Quite often the mechanisms of action of new, experimental compounds – even those that become FDA-approved – are not known. Many times claims are made that it’s an “antioxidant”, even when evidence is lacking, or when the compound itself lacks the structure and functional groups to give it true antioxidant properties. Because oxidative injury is such a common feature of so many disease conditions, “antioxidant” becomes a useful mechanistic catch-all. Thus, it’s prudent to be wary of antioxidant claims until the evidence confirms it.

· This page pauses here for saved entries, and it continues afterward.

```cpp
template <int W = kWalkWindow, int kStep = kWalkWindow, class PT>
__device__ __forceinline__ void scan_global_outward(const PT* __restrict__ tgt, int s, int e, int m, float qx, float qy, float qz, float gyz, float gate_sq,
                                                    float& best, int& pos, unsigned int& ncand, unsigned int& gsteps) {
  if (e <= s) return;
  gsteps += 0x10000u;
  m = min(max(m, s), e - 1);
  constexpr bool kQuadLoads = NGICP_ALIGNED_WINDOWS && sizeof(PT) == 12 && W % 4 == 0 && kStep % 4 == 0;
  const int w0 = kQuadLoads ? ((m - W / 2) & ~3) : m - W / 2;
  int w = w0, dir = 0, lo = w0, hi = w0 + W;
  int wn = W;
  static_assert(kStep >= 2 && kStep <= W, "side windows are at most as long as the first");
  bool go_left = false;
  for (;;) {
    const PT* __restrict__ q = tgt + w;
    PT c[W];
    if constexpr (kQuadLoads) {
      const float4* __restrict__ q4 = reinterpret_cast<const float4*>(q);
      float4 r[3 * W / 4];
#pragma unroll
      for (int j = 0; j < 3 * W / 4; ++j)
        if (j < 3 * kStep / 4 || wn == W) r[j] = q4[j];
#pragma unroll
      for (int j = 0; j < W / 4; ++j) {
        if (j < kStep / 4 || wn == W) {
          const float4 r0 = r[3 * j], r1 = r[3 * j + 1], r2 = r[3 * j + 2];
          c[4 * j].x = r0.x; c[4 * j].y = r0.y; c[4 * j].z = r0.z;
          c[4 * j + 1].x = r0.w; c[4 * j + 1].y = r1.x; c[4 * j + 1].z = r1.y;
          c[4 * j + 2].x = r1.z; c[4 * j + 2].y = r1.w; c[4 * j + 2].z = r2.x;
          c[4 * j + 3].x = r2.y; c[4 * j + 3].y = r2.z; c[4 * j + 3].z = r2.w;
        }
      }
    } else {
#pragma unroll
      for (int j = 0; j < W; ++j)
        if (j < kStep || wn == W) c[j] = q[j];
    }
    unsigned int pf = 0;
    if constexpr (NGICP_WALK_PREFETCH != 0) {
      if (dir >= 0 && hi < e) pf ^= *reinterpret_cast<const unsigned int*>(tgt + (hi + (NGICP_WALK_PREFETCH > 1 ? kStep - 1 : 0)));
      if (dir <= 0 && lo > s) pf ^= *reinterpret_cast<const unsigned int*>(tgt + (lo - (NGICP_WALK_PREFETCH > 1 ? kStep : 1)));
    }
    float lb = sqdist(qx, qy, qz, c[0]);
    int lj = 0;
#pragma unroll
    for (int j = 1; j < W; ++j) {
      if (j < kStep || wn == W) {
        const float d = sqdist(qx, qy, qz, c[j]);
        if (d < lb) { lb = d; lj = j; }
      }
    }
    if (nn_better(lb, w + lj, best, pos)) { best = lb; pos = w + lj; }
    ncand += wn;
    ++gsteps;
    if constexpr (NGICP_WALK_PREFETCH != 0) gsteps += (pf == 0x7fc0beefu) ? 0x100u : 0u;
    const float lim = fminf(best, gate_sq), dr = (wn == W ? c[W - 1].x : c[kStep - 1].x) - qx, dl = qx - c[0].x;
    const bool more_right = hi < e && !(dr > 0.f && dr * dr + gyz > lim);
    const bool more_left = lo > s && !(dl > 0.f && dl * dl + gyz > lim);
    if (dir == 0) go_left = more_left;
    if (dir >= 0 && more_right) {
      dir = 1;
      w = hi;
      hi += kStep;
      wn = kStep;
    } else if (dir >= 0 ? go_left : more_left) {
      dir = -1;
      lo -= kStep;
      w = lo;
      wn = kStep;
    } else {
      break;
    }
  }
}

#ifndef NGICP_WALK_LANES
#define NGICP_WALK_LANES 1
#endif
constexpr int kWalkLanes = NGICP_WALK_LANES;
template <int CTRL>
__device__ __forceinline__ int quad_perm_i(int v) { return __builtin_amdgcn_update_dpp(v, v, CTRL, 0xf, 0xf, false); }
template <int CTRL>
__device__ __forceinline__ float quad_perm_f(float v) { return __int_as_float(quad_perm_i<CTRL>(__float_as_int(v))); }
template <int W, int kStep, class PT>
__device__ __forceinline__ void scan_quad_outward(const PT* __restrict__ tgt, int s, int e, int m, float qx, float qy, float qz, float gyz, float gate_sq,
                                                  float& best, int& pos, unsigned int& ncand, unsigned int& gsteps, int ql) {
  static_assert(W % 4 == 0 && kStep % 4 == 0 && kStep >= 4 && kStep <= W, "windows are dealt to the four lanes of a quad");
  constexpr int PER = W / 4, PERS = kStep / 4;
  if (e <= s) return;
  gsteps += 0x10000u;
  m = min(max(m, s), e - 1);
  int w = m - W / 2, dir = 0, lo = m - W / 2, hi = m - W / 2 + W;
  int wn = W;
  bool go_left = false;
  for (;;) {
    const PT* __restrict__ q = tgt + (w + ql);
    PT c[PER];
#pragma unroll
    for (int j = 0; j < PER; ++j)
      if (j < PERS || wn == W) c[j] = q[4 * j];
    float lb = sqdist(qx, qy, qz, c[0]);
    int lj = 0;
#pragma unroll
    for (int j = 1; j < PER; ++j) {
      if (j < PERS || wn == W) {
        const float d = sqdist(qx, qy, qz, c[j]);
        if (d < lb) { lb = d; lj = j; }
      }
    }
    int lp = w + ql + 4 * lj;
    const float xl = quad_perm_f<0x00>(c[0].x), xr = quad_perm_f<0xff>(wn == W ? c[PER - 1].x : c[PERS - 1].x);
    {
      const float od = quad_perm_f<0xb1>(lb);
      const int op = quad_perm_i<0xb1>(lp);
      if (nn_better(od, op, lb, lp)) { lb = od; lp = op; }
    }
    {
      const float od = quad_perm_f<0x4e>(lb);
      const int op = quad_perm_i<0x4e>(lp);
      if (nn_better(od, op, lb, lp)) { lb = od; lp = op; }
    }
    if (nn_better(lb, lp, best, pos)) { best = lb; pos = lp; }
    if (ql == 0) ncand += wn;
    ++gsteps;
    const float lim = fminf(best, gate_sq), dr = xr - qx, dl = qx - xl;
    const bool more_right = hi < e && !(dr > 0.f && dr * dr + gyz > lim);
    const bool more_left = lo > s && !(dl > 0.f && dl * dl + gyz > lim);
    if (dir == 0) go_left = more_left;
    if (dir >= 0 && more_right) {
      dir = 1;
      w = hi;
      hi += kStep;
      wn = kStep;
    } else if (dir >= 0 ? go_left : more_left) {
      dir = -1;
      lo -= kStep;
      w = lo;
      wn = kStep;
    } else {
      break;
    }
  }
}

template <int G, class PT>
__device__ __forceinline__ void nn_shells(const Grid& g, const PT* __restrict__ tgt, const int* __restrict__ cell_start, float qx, float qy, float qz,
                                          int cx, int cy, int cz, float gate_sq_f, int sub, int rdone, float& best, int& pos, unsigned int& ncand) {
  const int rmax = max(max(g.nx, g.ny), g.nz);
  unsigned int steps = 0;
  for (int r = rdone;; ++r) {
    const float bound = unexplored_bound_sq(g, qx, qy, qz, cx, cy, cz, r);
    if (best <= bound || bound >= gate_sq_f || r >= rmax) break;
    const int R = r + 1;
    const int z0 = max(cz - R, 0), z1 = min(cz + R, g.nz - 1);
    const int y0 = max(cy - R, 0), y1 = min(cy + R, g.ny - 1);
    const int xa = max(cx - R, 0), xb = min(cx + R, g.nx - 1);
    const bool lo = cx - R >= 0, hi = cx + R <= g.nx - 1;
    const int wy = y1 - y0 + 1;
    const int nrows = wy * (z1 - z0 + 1);
    const float xfrac = fminf(fmaxf((qx - (g.ox + (float)xa * g.h)) / ((float)(xb + 1 - xa) * g.h), 0.f), 1.f);
    for (int t0 = sub; t0 < nrows; t0 += 4 * G) {
      int s0[4], e0[4], s1[4], e1[4];
      float gap[4];
      const float lim = fminf(best, gate_sq_f);
#pragma unroll
      for (int u = 0; u < 4; ++u) {
        const int t = t0 + u * G;
        const bool ok = t < nrows;
        const int z = z0 + (ok ? t : 0) / wy, y = y0 + (ok ? t : 0) % wy;
        const int row = (z * g.ny + y) * g.nx;
        const bool face = z == cz - R || z == cz + R || y == cy - R || y == cy + R;
        gap[u] = row_gap_sq(g, y, z, cy, cz, qy, qz);
        const bool want = ok && gap[u] <= lim;
        const int a0 = face ? xa : cx - R, a1 = face ? xb + 1 : cx - R + 1;
        const bool use0 = want && (face || lo), use1 = want && !face && hi;
        s0[u] = use0 ? cell_start[row + a0] : 0;
        e0[u] = use0 ? cell_start[row + a1] : 0;
        s1[u] = use1 ? cell_start[row + cx + R] : (face ? -1 : 0);
        e1[u] = use1 ? cell_start[row + cx + R + 1] : 0;
      }
#pragma unroll 1
      for (int u = 0; u < 4; ++u) {
        int a0 = s0[0], b0 = e0[0], a1 = s1[0], b1 = e1[0];
        float gp = gap[0];
#pragma unroll
        for (int v = 1; v < 4; ++v)
          if (u == v) a0 = s0[v], b0 = e0[v], a1 = s1[v], b1 = e1[v], gp = gap[v];
        if (gp > fminf(best, gate_sq_f)) continue;
        if (b0 > a0) scan_global_outward(tgt, a0, b0, a1 < 0 ? a0 + (int)(xfrac * (float)(b0 - a0)) : b0 - 1, qx, qy, qz, gp, gate_sq_f, best, pos, ncand, steps);
        if (b1 > a1 && a1 >= 0) scan_global_outward(tgt, a1, b1, a1, qx, qy, qz, gp, gate_sq_f, best, pos, ncand, steps);
      }
    }
    if (G > 1) group_min<G>(best, pos);
  }
}

}
```

Before: 21040.

## Unify far-row queueing with ballot compaction and share the unit drain loop

Far-row units are now enqueued with a ballot/popcount prefix instead of a per-lane LDS atomicAdd, and two rows are processed per step. Far rows now carry the same precomputed start, end, mid and gap as the pre-far units, so a single shared drain loop replaces the separate far-walk loop and its per-unit row recomputation. The intent is to remove LDS atomic contention and duplicated work in the far search phase. Optional timing stamps and an LDS size static_assert are added; unit ordering and overflow handling change, which could alter load balance.

```diff
diff --git a/direct_lidar_odometry_amd/csrc/ngicp_pass_group.inc b/direct_lidar_odometry_amd/csrc/ngicp_pass_group.inc
--- a/direct_lidar_odometry_amd/csrc/ngicp_pass_group.inc
+++ b/direct_lidar_odometry_amd/csrc/ngicp_pass_group.inc
@@ -1,6 +1,33 @@
 #ifndef NG_ROBUST
 #define NG_ROBUST false
 #define NG_ROBUST_DEFAULTED
+#endif
+#ifdef NGICP_FAR_STAMPS
+#define NG_FAR_STAMP_BEGIN() far_t0 = __builtin_amdgcn_s_memtime()
+#define NG_FAR_STAMP_QUEUED(n)                                  \
+  do {                                                          \
+    const unsigned long long now = __builtin_amdgcn_s_memtime(); \
+    far_enq += now - far_t0, far_t0 = now;                      \
+    far_units += (unsigned long long)(n), ++far_rounds;         \
+  } while (0)
+#define NG_FAR_STAMP_DRAINED()                                  \
+  do {                                                          \
+    const unsigned long long now = __builtin_amdgcn_s_memtime(); \
+    far_drn += now - far_t0, far_t0 = now;                      \
+  } while (0)
+#define NG_FAR_STAMP_END()                                                                               \
+  do {                                                                                                   \
+    if (a.dbg_stamps && lane == 0) {                                                                     \
+      unsigned long long* d = a.dbg_stamps + (size_t)(blockIdx.x * 4 + wave) * kStampStride;             \
+      d[20] = far_enq | (far_units << 40);                                                               \
+      d[21] = far_drn | (far_rounds << 48);                                                              \
+    }                                                                                                    \
+  } while (0)
+#else
+#define NG_FAR_STAMP_BEGIN() do {} while (0)
+#define NG_FAR_STAMP_QUEUED(n) do {} while (0)
+#define NG_FAR_STAMP_DRAINED() do {} while (0)
+#define NG_FAR_STAMP_END() do {} while (0)
 #endif
   for (int item = group * 4 + wave; item < a.n_batches; item = a.n_batches) {
     typedef const int __attribute__((address_space(4))) * ConstBatchPtr;
@@ -220,40 +247,47 @@
         if (lane == 0) S.q_tail = ntail, S.q_head = 64 / kWalkLanes;
       }
       wave_lds_sync();
-      int li_pre = sub;
-      bool pre_far = false;
-#if NGICP_PRE_FAR
-      if (listed) {
-        if (in_box) {
-          const float b1 = unexplored_bound_sq(g, qx, qy, qz, cx, cy, cz, 1);
-          pre_far = !(best <= b1 || b1 >= a.gate_sq_f);
-        }
-        if (__any(pre_far)) {
-          if (pre_far) {
-            const float lim = fminf(best, a.gate_sq_f);
-            const float fxb = fminf(fmaxf((qx - (g.ox + (float)b0x * g.h)) / ((float)(b1x + 1 - b0x) * g.h), 0.f), 1.f);
-            for (; li_pre < nlive; li_pre += G) {
-              const int4 rec = S.live[li_pre];
-              const float gp = row_gap_sq(g, rec.x & 0xffff, rec.x >> 16, cy, cz, qy, qz);
-              if (gp > lim) continue;
-              const int slot = atomicAdd(&S.q_tail, 1);
-              if (slot >= kUnitCap) break;
-              const int k0 = rec.w & 0xffff, k1 = (int)((unsigned int)rec.w >> 16);
+      unsigned int dbg_rows = 0;
+      auto queue_listed_rows = [&](const int base, const bool active, int& li_io, const float lim) -> int {
+        constexpr int kRowsPerStep = 2;
+        const float fxb = fminf(fmaxf((qx - (g.ox + (float)b0x * g.h)) / ((float)(b1x + 1 - b0x) * g.h), 0.f), 1.f);
+        const unsigned long long below = (1ull << lane) - 1ull;
+        int ntail = base;
+        while (ntail < kUnitCap) {
+          int4 rec[kRowsPerStep];
+          bool on[kRowsPerStep];
+#pragma unroll
+          for (int k = 0; k < kRowsPerStep; ++k) {
+            const int idx = li_io + k * G;
+            on[k] = active && idx < nlive;
+            rec[k] = S.live[on[k] ? idx : 0];
+          }
+          if (!__any(on[0])) break;
+          bool taken = true;
+#pragma unroll
+          for (int k = 0; k < kRowsPerStep; ++k) {
+            const float gp = row_gap_sq(g, rec[k].x & 0xffff, rec[k].x >> 16, cy, cz, qy, qz);
+            const bool want = on[k] && taken && gp <= lim;
+            const unsigned long long m = __ballot(want);
+            const int slot = ntail + __popcll(m & below);
+            if (want && slot < kUnitCap) {
+              const int k0 = rec[k].w & 0xffff, k1 = (int)((unsigned int)rec[k].w >> 16);
               S.unit_q[slot] = grp | (9 << 5) | (min(max(k0 + (int)(fxb * (float)(k1 - k0)), 0), (1 << 22) - 1) << 9);
-              S.unit_s[slot] = rec.z;
-              S.unit_e[slot] = rec.z + rec.y;
+              S.unit_s[slot] = rec[k].z;
+              S.unit_e[slot] = rec[k].z + rec[k].y;
               S.unit_g[slot] = gp;
+              ++dbg_rows;
             }
-          }
-          wave_lds_sync();
-        }
-      }
-#endif
-      NG_STAMP(16);
-      {
-        const int tail = min(S.q_tail, kUnitCap);
+            taken = taken && on[k] && !(want && slot >= kUnitCap);
+            if (taken) li_io += G;
+            ntail += __popcll(m);
+          }
+        }
+        return min(ntail, kUnitCap);
+      };
+      constexpr int kWalkers = 64 / kWalkLanes;
+      auto drain_units = [&](const int tail, unsigned int& steps, const int hist_at, const int stat_at, const int stat_one) -> unsigned int {
         unsigned int popped = 0;
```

It’s noteworthy that the manganese-porphyrin MnTDE-2-ImP (AEOL10150), first reported to extend survival of ALS SOD1 mice in 2005, remains as the only MnP to be administered to human patients [12]. That Phase I trial found doses up to 75 mg/kg being well-tolerated – a much higher dose than was needed to produce dramatic survival effects in mice. The clinical trial could not be sustained for financial reasons, but it paved the way for human testing in ALS and other neurodegenerative diseases. Work continues to find the optimal structural features that maximize activity, solubility, and bioavailability in the hope that a new opportunity will emerge to examine therapeutic effects of novel MP catalytic antioxidants in human disease.

The work referenced in this Commentary was partially supported by the National Institutes of Health grant R01 NS040819 to Dr. John P. Crow.